Criminal Law

Pretrial Motion to Dismiss: Ending a Criminal Case

By John McCurley, Attorney
Some criminal cases end before they really get going.

In most criminal cases, the defendant either makes a plea agreement with the prosecution or goes to trial. Sometimes though, a defense lawyer can get the charges tossed before trial with a motion to dismiss. The procedure and basis for a pretrial motion to dismiss vary somewhat depending on where the case is, but the motion is an extremely useful tool for defense attorneys everywhere.

Pretrial Motions

Before a criminal trial begins, both sides—the prosecution and defense—can make pretrial motions. A pretrial motion is a request of the judge made before trial; the lawyer asks the judge to make a particular ruling on some aspect of the case. These motions are typically in writing, though occasionally judges also let lawyers make them orally.

The majority of pretrial motions are requests to admit or exclude certain evidence at trial, but the aim of a motion to dismiss is to stop the criminal prosecution altogether. For a criminal defendant, getting a motion to dismiss granted is the best case scenario—it means beating the case without having to go to trial.

A successful motion to dismiss spares the defendant the embarrassment, expense, and possible punishment of a criminal trial. But, whereas the prosecution can’t appeal an acquittal by a jury, it's normally allowed to challenge a judge’s granting of a pretrial motion to dismiss.

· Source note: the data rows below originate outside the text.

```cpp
template <int DPAD>
struct PmmShape {
    static constexpr int K = DPAD + 2;
    static constexpr int NS = 5 * DPAD + 4;
    static constexpr int NIS = (NS + 15) / 16, NI = NIS + 1;
    static constexpr int PITCH = 16 * NI + 8;
    static_assert(K <= 16, "the big products stand in one instruction");
    static constexpr int XPIECES = PMM_ROWS * PITCH / 8, APIECES = PMM_ROWS / 4, PIECES = XPIECES + APIECES;
    static constexpr PmmSlot slot(int i) {
        if (i >= 16 * NIS) return i - 16 * NIS < K ? PmmSlot{i - 16 * NIS, 0, 0} : PmmSlot{-1, 0, 0};
        if (i < 2 * DPAD) return PmmSlot{2 + i / 2, (i & 1) ? 2 : 0, (i & 1) ? 0 : 2};
        i -= 2 * DPAD;
        if (i < 2) return i == 0 ? PmmSlot{0, 2, 0} : PmmSlot{1, 0, 2};
// ... 153 lines not shown
        for (int j = 0; j < NW; ++j) {
            if (j < w) k += pos ? wp[b][j] : wn[b][j];
            base_p += wp[b][j];
            base_n += wn[b][j];
        }
        k += __popcll((pos ? mp : mn) & below);
        if (in) {
            float pe[DPAD + 2];
            double n2 = 0.0, b2 = 0.0;
#pragma unroll
            for (int d = 0; d < DPAD; ++d) {
                const double x = (d & 1) ? pre[d >> 1].y : pre[d >> 1].x;
                const double df = x - cen[d];
                b2 = fma(df, df, b2);
                const float bf = (float)(df * kappa);
                n2 = fma((double)bf, (double)bf, n2);
                pe[d + 2] = 2.0f * bf;
            }
            bm2 = fmax(bm2, b2);
            sal += fabs(alpha);
            pe[0] = -(float)n2;
            pe[1] = 1.0f;
            const long long r = pmm_srow((pos ? 0 : gp) + (k >> 4), (int)(k & 15));
            pmm_put_row<DPAD>(img + r / PMM_ROWS * (16ll * SH::PIECES), (int)(r % PMM_ROWS), pe, (float)alpha);
        }
    }
    for (long long r = tid; r < pmm_stiles(n) * PMM_ROWS; r += PR_THREADS) {
        const int rr = (int)(r & 31), s = (rr & 3) + 4 * (rr >> 3);
        const long long q = 2 * (r >> 5) + ((rr >> 2) & 1);
        const bool empty = q < gp ? 16 * q + s >= np : q < gp + gn ? 16 * (q - gp) + s >= nn : true;
        if (empty) {
            float pe[DPAD + 2];
#pragma unroll
            for (int d = 0; d < DPAD; ++d) pe[d + 2] = 0.0f;
            pe[0] = -0.0f;
            pe[1] = 1.0f;
            pmm_put_row<DPAD>(img + r / PMM_ROWS * (16ll * SH::PIECES), (int)(r % PMM_ROWS), pe, 0.0f);
        }
    }
    for (int o = 32; o > 0; o >>= 1) { bm2 = fmax(bm2, __shfl_xor(bm2, o)); sal += __shfl_xor(sal, o); }
    if (lane == 0) { wmax[w] = bm2; wsal[w] = sal; }
    __syncthreads();
    if (tid == 0) {
        sal = 0.0;
#pragma unroll
        for (int i = 0; i < NW; ++i) { bm2 = fmax(bm2, wmax[i]); sal += wsal[i]; }
        ((double*)rows)[0] = bm2;
        ((double*)rows)[1] = sal;
        ((long long*)rows)[2] = (gp + gn + 1) / 2;
        ((long long*)rows)[3] = 0;
    }
}

template <int DPAD, bool PRE = false, bool SGN = false>
__global__ __launch_bounds__(PR_THREADS, PMM_G <= 4 ? 2 : 1) void prune_bound_mm32_kernel(PruneArgs a) {
    static_assert(PRE || !SGN, "the sign-sorted rows come as a stream only");
    using SH = PmmShape<DPAD>;
    constexpr int XS = DPAD + 2;
    constexpr int K = SH::K, NI = SH::NI, PITCH = SH::PITCH, G = PMM_G;
    static_assert(PMM_G % 2 == 0 && PMM_ROWS == 32 * (PR_THREADS / 64), "one 32-row tile staged per wavefront");
    const double kappa = PR32_KAPPA;
    static_assert(SH::XPIECES * 8 == PMM_ROWS * PITCH && SH::APIECES * 4 == PMM_ROWS, "the stream's tile is the LDS image");
    constexpr int NB = PRE ? 2 : 1;
    __shared__ __attribute__((aligned(16))) __bf16 xt[NB * PMM_ROWS * PITCH];
    __shared__ __attribute__((aligned(16))) float at[NB * PMM_ROWS];
    __shared__ double wmax[PR_THREADS / 64], wsal[PR_THREADS / 64];
    const int tid = threadIdx.x, lane = tid & 63, w = tid >> 6, h = lane >> 5, l32 = lane & 31;
    const long long blk0 = ((long long)blockIdx.x * (PR_THREADS / 64) + w) * (G / 2);
    double cen[DPAD], c2 = 0.0;
#pragma unroll
    for (int d = 0; d < DPAD; ++d) { cen[d] = a.xs[d]; c2 = fma(cen[d], cen[d], c2); }
    const double cn = sqrt(c2);
    bf16x8 qop[G][NI];
    double an[G];
    bool adm[G];
#pragma unroll
    for (int g = 0; g < G; ++g) {
        const long long blk = blk0 + (g >> 1);
        const long long row = blk * SW_CAND + (g & 1) * 32 + l32;
        const bool live = blk < a.ncb && row < a.m;
        bool ok = live, has_nan = false;
        double a2 = 0.0, ce[DPAD];
#pragma unroll
        for (int d = 0; d < DPAD; ++d) {
            double v = 0.0;
            if (live && d < a.ndim) {
                v = a.T[row * a.ndim + d];
                if (a.has_box && !(v >= a.lo[d] && v <= a.hi[d])) ok = false;
                if (v != v) has_nan = true;
            }
            ce[d] = v * a.sc[d] - cen[d];
            a2 = fma(ce[d], ce[d], a2);
        }
        if (live && a.mask && a.mask[row] == 0) ok = false;
        adm[g] = ok && !has_nan;
        an[g] = sqrt(a2);
        const bool use = live && !has_nan && a2 <= 0x1p100;
        float q[K];
        double n2 = 0.0;
#pragma unroll
        for (int d = 0; d < DPAD; ++d) {
            q[d + 2] = use ? (float)(ce[d] * kappa) : 0.0f;
            n2 = fma((double)q[d + 2], (double)q[d + 2], n2);
        }
        q[0] = 1.0f;
        q[1] = -(float)n2;
        pmm_cand<DPAD>(qop[g], q, h, std::make_integer_sequence<int, NI>{});
    }
    double accm[G], accs[G], sal = 0.0, bm2 = 0.0;
#pragma unroll
    for (int g = 0; g < G; ++g) { accm[g] = 0.0; accs[g] = 0.0; }
    long long nrt = 0;
    if constexpr (SGN) nrt = ((const long long*)a.prune_rows)[2];
    const long long ntile = SGN ? (nrt + PMM_ROWS / 32 - 1) / (PMM_ROWS / 32) : (a.n + PMM_ROWS - 1) / PMM_ROWS;
    auto consume = [&](int xo, int ao, int nr) {
#pragma unroll 1
        for (int rt = 0; rt < (SGN ? nr : PMM_ROWS / 32); ++rt) {
            const __bf16* xr = xt + xo + (rt * 32 + l32) * PITCH + 8 * h;
            bf16x8 pop[NI];
#pragma unroll
            for (int t = 0; t < NI; ++t) pop[t] = *(const bf16x8*)(xr + 16 * t);
            float al[16];
#pragma unroll
            for (int q = 0; q < 4; ++q) *(f32x4*)(al + 4 * q) = *(const f32x4*)(at + ao + rt * 32 + 8 * q + 4 * h);
            auto product = [&](int g) {
                f32x16 c = {0.0f, 0.0f, 0.0f, 0.0f, 0.0f, 0.0f, 0.0f, 0.0f, 0.0f, 0.0f, 0.0f, 0.0f, 0.0f, 0.0f, 0.0f, 0.0f};
#pragma unroll
                for (int t = 0; t < NI; ++t) c = __builtin_amdgcn_mfma_f32_32x32x16_bf16(pop[t], qop[g][t], c, 0, 0, 0);
                return c;
            };
            f32x16 cur = product(0);
#pragma unroll
            for (int g = 0; g < G; ++g) {
                f32x16 nxt = cur;
                if (g + 1 < G) nxt = product(g + 1);
                float ps = 0.0f, pS = 0.0f;
#pragma unroll
                for (int r = 0; r < 16; ++r) {
                    const float k = __builtin_amdgcn_exp2f(cur[r]);
                    ps = fmaf(k, al[r], ps);
                    if constexpr (!SGN) pS = fmaf(k, fabsf(al[r]), pS);
                }
                accm[g] += (double)ps;
                accs[g] += (double)(SGN ? fabsf(ps) : pS);
                cur = nxt;
            }
        }
    };
    if constexpr (PRE) {
        typedef unsigned int u32x4 __attribute__((ext_vector_type(4)));
        constexpr int NPC = SH::PIECES, NL = (NPC + PR_THREADS - 1) / PR_THREADS;
        const u32x4* img = (const u32x4*)((const unsigned char*)a.prune_rows + (SGN ? PMM_SHDR : 16));
        u32x4 pre[NL];
        auto fetch = [&](long long ti) {
            const u32x4* src = img + ti * NPC;
#pragma unroll
            for (int j = 0; j < NL; ++j) {
                const int e = tid + j * PR_THREADS;
                pre[j] = src[e < NPC ? e : NPC - 1];
            }
        };
        auto put = [&](int b) {
            u32x4* xd = (u32x4*)(xt + b * PMM_ROWS * PITCH);
            u32x4* ad = (u32x4*)(at + b * PMM_ROWS);
#pragma unroll
            for (int j = 0; j < NL; ++j) {
                const int e = tid + j * PR_THREADS;
                if ((j + 1) * PR_THREADS <= SH::XPIECES || e < SH::XPIECES) xd[e] = pre[j];
                else if (e < NPC) ad[e - SH::XPIECES] = pre[j];
            }
        };
        fetch(0);
        put(0);
        __syncthreads();
        for (long long ti = 0; ti < ntile; ++ti) {
            const int b = (int)(ti & 1);
            fetch(ti + 1 < ntile ? ti + 1 : ntile - 1);
            const long long left = nrt - ti * (PMM_ROWS / 32);
            consume(b * PMM_ROWS * PITCH, b * PMM_ROWS, left < PMM_ROWS / 32 ? (int)left : PMM_ROWS / 32);
            put(b ^ 1);
            __syncthreads();
        }
        bm2 = ((const double*)a.prune_rows)[0];
        sal = ((const double*)a.prune_rows)[1];
    } else {
        const bool stager = h == 0;
        const int srow = w * 32 + l32;
        f64x2 pre[XS / 2];
        auto fetch = [&](long long ti) {
            const f64x2* src = (const f64x2*)(a.xs + (ti * PMM_ROWS + srow) * XS);
#pragma unroll
            for (int i = 0; i < XS / 2; ++i) pre[i] = stager ? src[i] : f64x2{0.0, 0.0};
        };
        fetch(0);
        for (long long ti = 0; ti < ntile; ++ti) {
            if (stager) {
                const bool in = ti * PMM_ROWS + srow < a.n;
                float pe[K];
                double n2 = 0.0, b2 = 0.0;
#pragma unroll
                for (int d = 0; d < DPAD; ++d) {
                    const double x = (d & 1) ? pre[d >> 1].y : pre[d >> 1].x;
                    const double df = x - cen[d];
                    b2 = fma(df, df, b2);
                    const float bf = in ? (float)(df * kappa) : 0.0f;
                    n2 = fma((double)bf, (double)bf, n2);
                    pe[d + 2] = 2.0f * bf;
                }
                if (in) { bm2 = fmax(bm2, b2); sal += fabs(pre[DPAD / 2].x); }
                pe[0] = -(float)n2;
                pe[1] = 1.0f;
                pmm_store_row<DPAD>(xt + srow * PITCH, pe, std::make_integer_sequence<int, 2 * NI>{});
                at[srow] = in ? (float)pre[DPAD / 2].x : 0.0f;
            }
            __syncthreads();
            if (ti + 1 < ntile) fetch(ti + 1);
            consume(0, 0, PMM_ROWS / 32);
            __syncthreads();
        }
        for (int o = 32; o > 0; o >>= 1) { bm2 = fmax(bm2, __shfl_xor(bm2, o)); sal += __shfl_xor(sal, o); }
        if (lane == 0) { wmax[w] = bm2; wsal[w] = sal; }
        __syncthreads();
        sal = 0.0;
#pragma unroll
        for (int i = 0; i < PR_THREADS / 64; ++i) { bm2 = fmax(bm2, wmax[i]); sal += wsal[i]; }
    }
    const double bn = sqrt(bm2);
    const double u32 = 0x1p-24, eps = 0x1p-53;
    const double sa = sal * (1.0 + 0x1p-16);
    double bb = INFINITY, bbe = INFINITY;
#pragma unroll
    for (int g = 0; g < G; ++g) {
        const double sm = accm[g] + __shfl_xor(accm[g], 32);
// ... 18 lines not shown
```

Most courts follow the same general procedure for pretrial motions to dismiss, but rules can differ from state to state. After the defense files its motion, the judge typically gives the prosecution an opportunity to respond in writing. The prosecution will file a response explaining why the judge shouldn’t dismiss the case. Normally, the judge then sets a date for the sides to argue their positions in court. A judge will ordinarily decide whether to grant or deny the motion immediately after the arguments.

Grounds for a Pretrial Motion to Dismiss

Although the motion isn't filed in every case, many circumstances will justify a pretrial motion to dismiss. These include, but aren’t limited to:

  • The statute of limitations expiring. For many crimes, there’s a limit on how long the prosecution can wait before filing charges. If that time has passed, the defendant can’t be prosecuted.
  • Violation of the defendant’s right to a speedy trial. After being formally accused of a crime, the defendant has the right to a trial within a reasonable time. If there’s been excessive delay by the government, the defendant might be entitled to dismissal.
  • Violation of the prohibition against double jeopardy. A defendant who has already been acquitted of a crime can’t be prosecuted a second time for the same offense. (For much more on when re-prosecution isn’t allowed, see our article on double jeopardy.)
  • Egregious prosecutorial misconduct. Occasionally, a judge will dismiss a case when the prosecution has committed outrageous misconduct—for example, intentionally eavesdropping on a confidential conversation between attorney and client.

Questions for Your Attorney

  • Could there be some basis for dismissal of charges in my case?
  • Can you make a pretrial motion to dismiss in federal court?
  • If my pretrial motion to dismiss is granted, can the prosecution refile charges?
  • Is it possible to file a motion to dismiss if my trial already started?